Camassia leichtlinii caerulea

Camassia leichtlinii caerulea (wild hyacinth). Racemes of light to dark lavender-blue flowers, 24-30 inches tall. Native to northwest U.S. May/June.

Photo: Wikimedia Commons

Chionodoxa luciliac

Chionodoxa luciliac (glory of the snow). Lavender-blue with small white centers, 5-6 inches tall. April.

Photo: pixabay
Galanthus elwesii

Galanthus elwesii (giant snowdrop). Creamy-white flowers tipped green, 5-8 inches tall. March/April.

Photo: Wikimedia Commons

Hyacinthoides hispanica

Hyacinthoides hispanica 'Excelsior' (Spanish bluebell). Racemes of bell-shaped blue-violet flowers, 12-15 inches tall. May.

Photo: Wikimedia Commons

Hyacinthoides non-scripta

Hyacinthoides non-scripta (English bluebell). Racemes of bell-shaped dark violet-blue flowers, 18 inches tall. May.

Photo: Wikimedia Commons

Ipheion

Ipheion (spring starflower). Petite star-shaped flowers range from white to periwinkle blue, 3-6 inches tall. April/May.

Photo: pixabay

Iris douglasiana

Iris douglasiana (Pacific Coast iris). Although these grow from rhizomes rather than bulbs, they are beautiful naturalizers. Available in white, yellow, purple, blue, pink, maroon, copper, and many other shades, 8-24 inches tall. Native to California. May/June.

Photo: Wikimedia Commons

Leucojum aestivum

Leucojum aestivum (summer snowflake). Racemes of bell-shaped milk-white flowers, 12-15 inches tall. May/June.

Photo: Wikimedia Commons

Muscari armeniacum

Muscari armeniacum (blue grape hyacinth). Miniature grape-like clusters of cobalt-blue flowers, 6 inches tall. April/May.

Photo: Wikimedia Commons

Narcissus

Narcissus (daffodil).
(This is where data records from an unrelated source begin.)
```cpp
struct RunArgs {
    const void *in;
    float *qad;
    const void *left_halo;
    int64_t n;
    int64_t range_begin;
    int64_t range_end;
    int64_t chunk_base;
    int64_t pos_base;
    int64_t chunk_len;
    uint64_t *slab;
    int64_t slab_stride;
    ChunkInfo *chunks;
    float noise_sqrd;
    float noise_val;
// ... 7 lines not shown
    uint32_t *progress;
    int32_t n_seg;
    int32_t seg_end[kMaxSegments];
    int64_t launch_lo, launch_hi;
    int64_t graded_from, graded_len;
    int wide_int;
    int stamp_probe;
    float thr[kMaxOrder - 1];
    const float *d_thr;
    const float *d_noise;
};
extern bool g_force_state_bytes;
extern std::atomic<long long> g_wide_int_launches;
extern bool g_stamp_probe;
extern int g_tail_skip;
struct HotEvents { hipEvent_t start = nullptr, stop = nullptr; bool used = false; };
int launch_wide_probe(const void *d_iq, int dtype, int64_t n, float noise_sqrd, int32_t *h_out, hipStream_t s, const float *d_noise = nullptr);
int launch_demod_runs_iq(const RunArgs &a, int dtype, int mod, bool write_qad, hipStream_t s, HotEvents *ev = nullptr);
int launch_runs_qad(const RunArgs &a, hipStream_t s, HotEvents *ev = nullptr);
bool runs_streamable(const RunArgs &a);
int launch_afp_demod(const RunArgs &a, int dtype, int mod, int grid, hipStream_t s);
int launch_afp_seam(const RunArgs &a, int dtype, int mod, float *d_out, hipStream_t s);
void launch_test_div(uint64_t seed, int reps, unsigned long long *d_mismatches, hipStream_t s);
void launch_test_sincosf_fast(unsigned long long *d_mismatches, hipStream_t s);
void launch_test_atan2f(const float *y, const float *x, int64_t n, float *out, hipStream_t s);

struct ModMsg {
    int64_t bit_off;
    int64_t n_sym;
    int64_t sym_off;
// ... 285 lines not shown
```

urh_amd/csrc/probes.hip:

```cpp
#include "pass.hpp"

using namespace urh;

#define URH_PROBE_WPB 4

namespace urh {
bool g_tile_tail = true;
int g_force_tiles_per_chunk = 0;
}

extern "C" {

int urhgpu_test_fast_division_dev(urhgpu_ctx *ctx, uint64_t seed, int reps, uint64_t *n_mismatch) {
    if (!ctx || !n_mismatch || reps < 0) return URHGPU_ERR_ARG;
    URH_HIP(hipSetDevice(ctx->device));
    URH_HIP(hipMemsetAsync(ctx->d_counts, 0, 8, ctx->stream));
    launch_test_div(seed, reps, (unsigned long long *)ctx->d_counts, ctx->stream);
    URH_HIP(hipGetLastError());
    URH_TRY(fetch_out(ctx, ctx->h_counts, ctx->d_counts, 8));
    *n_mismatch = (uint64_t)ctx->h_counts[0];
    return URHGPU_OK;
}

int urhgpu_test_force_merge_ambiguous(int on) {
// ... 156 lines not shown
int urhgpu_test_force_generic_tail(int on) { urh::g_tile_tail = (on == 0); return URHGPU_OK; }
int64_t urhgpu_test_wide_int_launches(void) { return (int64_t)urh::g_wide_int_launches.load(); }
int64_t urhgpu_test_costas_host_syncs(void) { return (int64_t)urh::g_costas_host_syncs.load(); }
int urhgpu_test_costas_scratch(int64_t n, int loop_order, int64_t *out3) {
    if (!out3 || n < 0 || (loop_order != 2 && loop_order != 4)) return URHGPU_ERR_ARG;
    urh::costas_scratch_layout(n, loop_order == 4 ? 8 : 4, out3);
    return URHGPU_OK;
}

int urhgpu_test_force_tiles_per_chunk(int tiles) {
    if (tiles < 0 || tiles > 4) return URHGPU_ERR_ARG;
    urh::g_force_tiles_per_chunk = tiles;
    return URHGPU_OK;
}

int urhgpu_test_atan2f_dev(urhgpu_ctx *ctx, const float *d_y, const float *d_x, int64_t n, float *d_out) {
    if (!ctx) return URHGPU_ERR_ARG;
    URH_HIP(hipSetDevice(ctx->device));
    launch_test_atan2f(d_y, d_x, n, d_out, ctx->stream);
    URH_HIP(hipGetLastError());
    return URHGPU_OK;
}

}
```

urh_amd/csrc/pulse_table.hip:

```cpp
#include <hip/hip_runtime.h>

#include <algorithm>

#include "common.hpp"
#include "compact.hpp"
#include "launchers.hpp"
#include "runs.hpp"
#include "scan.hpp"

namespace urh {

#ifndef URH_RESOLVE_BLOCK
#define URH_RESOLVE_BLOCK 256
#endif
#ifndef URH_RESOLVE_ITEMS
#define URH_RESOLVE_ITEMS 4
#endif
constexpr int kResolveBlock = URH_RESOLVE_BLOCK;

__host__ __device__ static inline int64_t resolve_blocks(int64_t n_chunks) { return (n_chunks + kResolveBlock - 1) / kResolveBlock; }

size_t resolve_scratch_bytes(int64_t n_chunks) {
    return (size_t)n_chunks * (4 * 4 + 2 * 8) + (size_t)(resolve_blocks(n_chunks) + 1) * (4 + 4 + 8) + 10 * 256;
}
// ... 624 lines not shown
}
__device__ __forceinline__ ResElem res_of_chunk(int cnt, uint32_t c_first_state, uint32_t c_last_state, uint32_t c_pend_state, int64_t c_last_pos,
                                                int64_t c_pend_pos, int pend_stable) {
    const bool pend_in = pend_stable && (cnt == 0 || c_pend_state != c_last_state);
    const int k = cnt + (pend_in ? 1 : 0);
    if (k == 0) return res_identity();
    const uint32_t first_state = cnt > 0 ? c_first_state : c_pend_state;
    const int64_t last_pos = pend_in ? c_pend_pos : c_last_pos;
    const uint32_t last_state = pend_in ? c_pend_state : c_last_state;
    return res_make(first_state, k == 1 ? last_pos : -1, last_state, k - 1, k >= 2, last_pos, last_state);
}

struct TileTail {
    ResElem *ploc;
    ResElem *btot;
    VecK<4> *agg;
    VecK<4> *excl;
    int64_t *tile_off;
    int32_t *tile_cnt;
    int64_t *d_n_tiles;
    int32_t *huge_count;
    int parity;
    int want_bits;
    GranDesc *rdesc;
    unsigned long long epoch;
    int64_t *d_row_base;
    int64_t *esc;
};

__global__ __launch_bounds__(kResolveBlock) void k_resolve_one(const ResolveArgs a, const TileTail ft, const int64_t blk0, const SegGate gate) {
// ... 46 lines not shown
    if (lane == 63) s_w[wave] = incl;
    __syncthreads();
    ResElem base = res_identity(), tot = res_identity();
#pragma unroll
    for (int w = 0; w < kResolveBlock / 64; ++w) {
        if (w < wave) base = res_combine(base, s_w[w]);
        tot = res_combine(tot, s_w[w]);
    }
    ResElem ex = res_shfl_up(incl, 1);
    if (lane == 0) ex = res_identity();
    ex = res_combine(base, ex);
    if (c < a.n_chunks) ft.ploc[c] = ex;
    if (t == 0) ft.btot[blk] = tot;
}

__device__ __forceinline__ ResElem res_fold_blocks(const ResElem *btot, int64_t count, int lane, ResElem first) {
    ResElem carry = res_identity();
    for (int64_t u0 = 0; u0 < count; u0 += 64) {
        ResElem x = first;
        if (u0 > 0) { x = res_identity(); if (u0 + lane < count) x = btot[u0 + lane]; }
        x = res_wave_incl_scan(x, lane);
        carry = res_combine(carry, res_shfl(x, 63));
    }
    return carry;
}
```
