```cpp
template <> inline int Message::DataTypeOf<char>() { return kChar; }
template <> inline int Message::DataTypeOf<uint8_t>() { return kUint8; }
template <> inline int Message::DataTypeOf<int>() { return kInt32; }
template <> inline int Message::DataTypeOf<int64_t>() { return kInt64; }
template <> inline int Message::DataTypeOf<uint64_t>() { return kUint64; }
template <> inline int Message::DataTypeOf<float>() { return kFloat32; }
template <> inline int Message::DataTypeOf<double>() { return kFloat64; }

}
```

csrc/postoffice.cc:

```cpp
#include "postoffice.h"

#include <chrono>

#include "van.h"

namespace xps {

Postoffice::Postoffice(int role, int instance_idx) : role_(role), instance_idx_(instance_idx) {}

Postoffice::~Postoffice() = default;

void Postoffice::EnsureVan() {
  if (!van_) van_.reset(new Van(this));
}

void Postoffice::Start(int customer_id, bool do_barrier) {
  if (started_) return;
  auto* env = Environment::Get();
  num_workers_ = env->GetInt("DMLC_NUM_WORKER", 0);
  num_servers_ = env->GetInt("DMLC_NUM_SERVER", 0);
  node_id_ = kEmptyNodeID;
  {
    std::lock_guard<std::mutex> lk(mu_);
    server_key_ranges_.clear();
  }
  EnsureVan();
  started_ = true;
  van_->Start(customer_id);
  if (van_->my_node().is_recovery) do_barrier = false;
  if (do_barrier) {
    Barrier(customer_id, kScheduler | kServerGroup | kWorkerGroup);
  }
  if (do_barrier && !is_scheduler()) {
    for (int id : GetNodeIDs(kServerGroup | kWorkerGroup)) {
      if (id == node_id_ && van_->plane()) van_->plane()->ImportPeers();
      Barrier(customer_id, kServerGroup | kWorkerGroup);
    }
  }
}

void Postoffice::Finalize(int customer_id, bool do_barrier) {
  if (!started_) return;
  if (do_barrier) {
    Barrier(customer_id, kScheduler | kServerGroup | kWorkerGroup);
  }
  van_->Stop();
  van_.reset();
  started_ = false;
  if (exit_cb_) exit_cb_();
}

int Postoffice::my_rank() const { return IDtoRank(node_id_); }

std::vector<int> Postoffice::GetNodeIDs(int group) const {
  std::vector<int> ids;
  if (group & kScheduler) ids.push_back(kScheduler);
  if (group & kServerGroup) {
    for (int r = 0; r < num_servers_; ++r) ids.push_back(ServerRankToID(r));
  }
  if (group & kWorkerGroup) {
    for (int r = 0; r < num_workers_; ++r) ids.push_back(WorkerRankToID(r));
  }
  return ids;
}

const std::vector<Range>& Postoffice::GetServerKeyRanges() {
  std::lock_guard<std::mutex> lk(mu_);
  if (server_key_ranges_.empty()) {
    int n = std::max(num_servers_, 1);
    uint64_t step = kMaxKey / n;
    for (int i = 0; i < n; ++i) {
      Range r;
      r.begin = step * i;
      r.end = (i == n - 1) ? kMaxKey : step * (i + 1);
      server_key_ranges_.push_back(r);
    }
  }
  return server_key_ranges_;
}

void Postoffice::AddCustomer(Customer* c) {
  std::lock_guard<std::mutex> lk(mu_);
  int key = (c->app_id() << 16) | (c->customer_id() & 0xFFFF);
  XPS_CHECK_EQ(customers_.count(key), 0u)
      << "duplicate customer app=" << c->app_id() << " id=" << c->customer_id();
  customers_[key] = c;
  customer_cv_.notify_all();
}

void Postoffice::RemoveCustomer(Customer* c) {
  std::lock_guard<std::mutex> lk(mu_);
  customers_.erase((c->app_id() << 16) | (c->customer_id() & 0xFFFF));
}

Customer* Postoffice::GetCustomer(int app_id, int customer_id, int timeout_sec) const {
  int key = (app_id << 16) | (customer_id & 0xFFFF);
  std::unique_lock<std::mutex> lk(mu_);
  bool ok = customer_cv_.wait_for(lk, std::chrono::seconds(timeout_sec),
                                  [&] { return customers_.count(key) > 0; });
  return ok ? customers_.at(key) : nullptr;
}

void Postoffice::Barrier(int customer_id, int group) {
  XPS_CHECK(van_->IsReady());
  int token;
  {
    std::lock_guard<std::mutex> lk(barrier_mu_);
    barrier_done_ = false;
    token = ++barrier_seq_;
    barrier_token_ = token;
    barrier_group_ = group;
  }
  Message req;
  req.meta.control.cmd = Control::BARRIER;
  req.meta.control.barrier_group = group;
  req.meta.request = true;
  req.meta.recver = kScheduler;
  req.meta.app_id = 0;
  req.meta.customer_id = customer_id;
  req.meta.timestamp = token;
  van_->Send(req);
  std::unique_lock<std::mutex> lk(barrier_mu_);
  barrier_cv_.wait(lk, [this] { return barrier_done_; });
}

void Postoffice::Manage(const Message& msg) {
  if (msg.meta.control.cmd == Control::BARRIER && !msg.meta.request) {
    std::lock_guard<std::mutex> lk(barrier_mu_);
    if (msg.meta.control.barrier_group != barrier_group_ ||
        msg.meta.timestamp != barrier_token_) {
      XPS_VLOG(2) << "ignoring stale barrier response (group "
                  << msg.meta.control.barrier_group << " token " << msg.meta.timestamp << ")";
      return;
    }
    barrier_done_ = true;
    barrier_cv_.notify_all();
  }
}

void Postoffice::UpdateHeartbeat(int node_id, time_t t) {
  std::lock_guard<std::mutex> lk(heartbeat_mu_);
  heartbeats_[node_id] = t;
}

std::vector<int> Postoffice::GetDeadNodes(int timeout_sec) {
  std::vector<int> dead;
  if (!van_->IsReady() || timeout_sec == 0) return dead;
  time_t now = time(nullptr);
  std::lock_guard<std::mutex> lk(heartbeat_mu_);
  for (int id : GetNodeIDs(kWorkerGroup | kServerGroup)) {
    auto it = heartbeats_.find(id);
    if ((it == heartbeats_.end() || it->second + timeout_sec < now) &&
        start_time_ + timeout_sec < now) {
      dead.push_back(id);
    }
  }
  return dead;
}

namespace {
std::mutex reg_mu;
std::unique_ptr<Postoffice> reg_scheduler;
std::vector<std::unique_ptr<Postoffice>> reg_servers;
std::vector<std::unique_ptr<Postoffice>> reg_workers;
}

Postoffice* Postoffice::GetScheduler() {
  std::lock_guard<std::mutex> lk(reg_mu);
  if (!reg_scheduler) reg_scheduler.reset(new Postoffice(Node::SCHEDULER));
  return reg_scheduler.get();
}

Postoffice* Postoffice::GetServer(int idx) {
  std::lock_guard<std::mutex> lk(reg_mu);
  while (static_cast<int>(reg_servers.size()) <= idx) {
    reg_servers.emplace_back(new Postoffice(Node::SERVER, reg_servers.size()));
  }
  return reg_servers[idx].get();
}

Postoffice* Postoffice::GetWorker(int idx) {
  std::lock_guard<std::mutex> lk(reg_mu);
  while (static_cast<int>(reg_workers.size()) <= idx) {
    reg_workers.emplace_back(new Postoffice(Node::WORKER, reg_workers.size()));
  }
  return reg_workers[idx].get();
}

Postoffice* Postoffice::FindByNodeId(int id) {
  std::lock_guard<std::mutex> lk(reg_mu);
  auto match = [id](Postoffice* po) {
    return po && po->started_ && po->node_id_ == id && po->van_ && po->van_->IsReady();
  };
  if (match(reg_scheduler.get())) return reg_scheduler.get();
  for (auto& p : reg_servers) {
    if (match(p.get())) return p.get();
  }
  for (auto& p : reg_workers) {
    if (match(p.get())) return p.get();
  }
  return nullptr;
}

void Postoffice::ClearRegistry() {
  std::lock_guard<std::mutex> lk(reg_mu);
  if (reg_scheduler) reg_scheduler.release();
  for (auto& p : reg_servers) p.release();
  for (auto& p : reg_workers) p.release();
  reg_servers.clear();
  reg_workers.clear();
}

}
```

csrc/postoffice.h:

```cpp
#pragma once

#include <atomic>
#include <condition_variable>
#include <memory>
#include <mutex>
#include <unordered_map>
#include <vector>

#include "customer.h"
#include "message.h"

namespace xps {

class Van;

struct Range {
  uint64_t begin = 0;
  uint64_t end = 0;
  uint64_t size() const { return end - begin; }
};

class Postoffice {
 public:
  Postoffice(int role, int instance_idx = 0);
  ~Postoffice();

  void EnsureVan();
  void Start(int customer_id, bool do_barrier);
  void Finalize(int customer_id, bool do_barrier);

  Van* van() const { return van_.get(); }
  int role() const { return role_; }
  bool is_worker() const { return role_ == Node::WORKER; }
  bool is_server() const { return role_ == Node::SERVER; }
  bool is_scheduler() const { return role_ == Node::SCHEDULER; }
  int num_workers() const { return num_workers_; }
  int num_servers() const { return num_servers_; }
  int instance_idx() const { return instance_idx_; }

  int my_rank() const;
  int node_id() const { return node_id_; }
  void set_node_id(int id) { node_id_ = id; }
  int preferred_rank() const { return preferred_rank_; }
  void set_preferred_rank(int r) { preferred_rank_ = r; }

  std::vector<int> GetNodeIDs(int group) const;
  const std::vector<Range>& GetServerKeyRanges();

  void AddCustomer(Customer* c);
  void RemoveCustomer(Customer* c);
  Customer* GetCustomer(int app_id, int customer_id, int timeout_sec = 15) const;

  void Barrier(int customer_id, int group);
  void Manage(const Message& msg);

  void UpdateHeartbeat(int node_id, time_t t);
  std::vector<int> GetDeadNodes(int timeout_sec = 60);

  void RegisterExitCallback(std::function<void()> cb) { exit_cb_ = std::move(cb); }

  static Postoffice* GetScheduler();
  static Postoffice* GetServer(int idx = 0);
  static Postoffice* GetWorker(int idx = 0);
  static Postoffice* FindByNodeId(int id);
  static void ClearRegistry();

 private:
  friend class Van;

  int role_;
  int instance_idx_;
  std::atomic<int> node_id_{kEmptyNodeID};
  int preferred_rank_ = -1;
  int num_workers_ = 0;
  int num_servers_ = 0;
  std::unique_ptr<Van> van_;
  bool started_ = false;

  mutable std::mutex mu_;
  std::unordered_map<int, Customer*> customers_;
  mutable std::condition_variable customer_cv_;

  std::mutex barrier_mu_;
  std::condition_variable barrier_cv_;
  bool barrier_done_ = false;
  int barrier_seq_ = 0;
  int barrier_token_ = 0;
  int barrier_group_ = 0;

  std::mutex heartbeat_mu_;
  std::unordered_map<int, time_t> heartbeats_;
  time_t start_time_ = time(nullptr);

  std::vector<Range> server_key_ranges_;
  std::function<void()> exit_cb_;
};

}
```

csrc/pybind.cc:

```cpp
#include <pybind11/functional.h>
#include <pybind11/numpy.h>
#include <pybind11/pybind11.h>
#include <pybind11/stl.h>

#include <atomic>
#include <thread>

#include "gpu_plane.h"
#include "hip_pool.h"
#include "hip_util.h"
#include "host_pool.h"
#include "kernels.h"
#include "kv_app.h"
#include "kv_utils.h"
#include "ps.h"
#include "server_handlers.h"
#include "shm_ring.h"
#include "simple_app.h"
#include "tile_runs.h"
#include "van.h"
#include "wire.h"

namespace py = pybind11;
using namespace xps;
// ... 238 lines not shown
      fclose(f);
    } else {
      XPS_LOG(Fatal) << "no checkpointable handler installed";
    }
  }

  void LoadCheckpoint(const std::string& path) {
    py::gil_scoped_release rel;
    if (dense_) {
      dense_->Load(path);
    } else if (sparse_) {
      sparse_->Load(path);
    } else if (default_ || reduce_) {
      FILE* f = fopen(path.c_str(), "rb");
      XPS_CHECK(f) << "cannot open checkpoint " << path;
      uint64_t n = 0;
      XPS_CHECK_EQ(fread(&n, 8, 1, f), 1u);
      for (uint64_t i = 0; i < n; ++i) {
        uint64_t key, len;
        XPS_CHECK_EQ(fread(&key, 8, 1, f), 1u);
        XPS_CHECK_EQ(fread(&len, 8, 1, f), 1u);
        auto& v = default_ ? default_->store[key]
                           : reduce_->store[key].buf;
        v.resize(len / sizeof(float));
        XPS_CHECK_EQ(fread(v.data(), 1, len, f), len);
      }
      fclose(f);
    } else {
      XPS_LOG(Fatal) << "no checkpointable handler installed";
    }
  }

  void SetGpuDenseHandle(const std::string& mode, const std::string& dtype) {
    DenseMode m = mode == "sum" ? DenseMode::kSum
                  : mode == "reduce" ? DenseMode::kReduce
                                     : DenseMode::kAssign;
    DenseDtype d = dtype == "bf16" ? DenseDtype::kBf16 : DenseDtype::kF32;
    auto h = std::make_shared<GpuDenseHandler>(s_.postoffice(), m, d);
    dense_ = h;
    s_.set_request_handle([h](const KVMeta& m2, const KVPairs<float>& kvs, KVServer<float>* srv) {
      (*h)(m2, kvs, srv);
    });
  }

  void SetGpuSparseHandle(size_t rows, size_t row_len, bool accumulate, int key_shift) {
    auto h = std::make_shared<GpuSparseHandler>(s_.postoffice(), rows, row_len, accumulate,
                                                key_shift);
    sparse_ = h;
    s_.set_request_handle([h](const KVMeta& m, const KVPairs<float>& kvs, KVServer<float>* srv) {
      (*h)(m, kvs, srv);
    });
  }

  uintptr_t SparseTablePtr() const { return sparse_ ? sparse_->table_ptr() : 0; }

  void SetPythonHandle(py::function fn) {
    s_.set_request_handle([fn](const KVMeta& m, const KVPairs<float>& kvs, KVServer<float>* srv) {
      KVPairs<float> res;
      {
        py::gil_scoped_acquire gil;
        py::dict meta;
        meta["cmd"] = m.cmd;
        meta["push"] = m.push;
        meta["pull"] = m.pull;
        meta["sender"] = m.sender;
        meta["timestamp"] = m.timestamp;
        meta["key"] = m.key;
        meta["val_len"] = m.val_len;
        py::array_t<uint64_t> keys(kvs.keys.size());
        std::copy(kvs.keys.begin(), kvs.keys.end(), keys.mutable_data());
        py::array_t<float> vals(kvs.vals.size());
        if (kvs.vals.size()) {
          XPS_CHECK(!kvs.vals.on_device()) << "python handle got device vals";
          std::copy(kvs.vals.begin(), kvs.vals.end(), vals.mutable_data());
        }
        py::object out = fn(meta, keys, vals);
        if (m.pull) {
          XPS_CHECK(!out.is_none()) << "pull handler must return vals";
          auto arr = py::cast<py::array_t<float>>(out);
          res.keys = kvs.keys;
          res.vals.CopyFrom(arr.data(), arr.size());
          size_t n = kvs.keys.size();
          SArray<int> lens(n);
          for (size_t i = 0; i < n; ++i) lens[i] = static_cast<int>(arr.size() / n);
          res.lens = lens;
        }
      }
      srv->Response(m, res);
    });
  }

 private:
  KVServer<float> s_;
  std::shared_ptr<GpuSparseHandler> sparse_;
  std::shared_ptr<GpuDenseHandler> dense_;
  std::shared_ptr<KVServerDefaultHandle<float>> default_;
  std::shared_ptr<KVServerReduceHandle<float>> reduce_;
};

class PySimpleApp {
 public:
  PySimpleApp(const std::string& role, int app_id, int customer_id)
      : app_(app_id, role == "worker" ? customer_id : app_id, GetPO(role)) {}

  void SetRequestHandle(py::function fn) {
    app_.set_request_handle([fn](const SimpleData& d, SimpleApp* app) {
      std::string reply;
      {
        py::gil_scoped_acquire gil;
        py::object out = fn(d.head, py::bytes(d.body));
        if (!out.is_none()) reply = py::cast<std::string>(out);
      }
      app->Response(d, reply);
    });
  }

  void SetResponseHandle(py::function fn) {
    app_.set_response_handle([fn](const SimpleData& d, SimpleApp*) {
      py::gil_scoped_acquire gil;
      fn(d.head, py::bytes(d.body));
    });
  }

  int Request(int head, const std::string& body, int recver) {
    py::gil_scoped_release rel;
    return app_.Request(head, body, recver);
  }

  void Wait(int ts) {
    py::gil_scoped_release rel;
    app_.Wait(ts);
  }

 private:
  SimpleApp app_;
};

}
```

Hard to go wrong with this springtime beauty.

Photo: Wikimedia Commons

Scilla peruviana

Scilla peruviana (Peruvian scilla). Dome-shaped clusters of blue-purple starlike flowers, 12 inches tall. April/May.

Photo: Wikimedia Commons 

Scilla siberica

Scilla siberica 'Spring Beauty' (Siberian squill). Vivid sky-blue flowers, 5 inches tall. April.

Photo: Wikimedia Commons

Triteleia

Triteleia are small bulbs that send up strong, 1-foot stems with white or blue star-shaped blooms. Full sun or part shade. Late spring or early summer. Triteleia laxa is a California native commonly found on Marin open space preserves.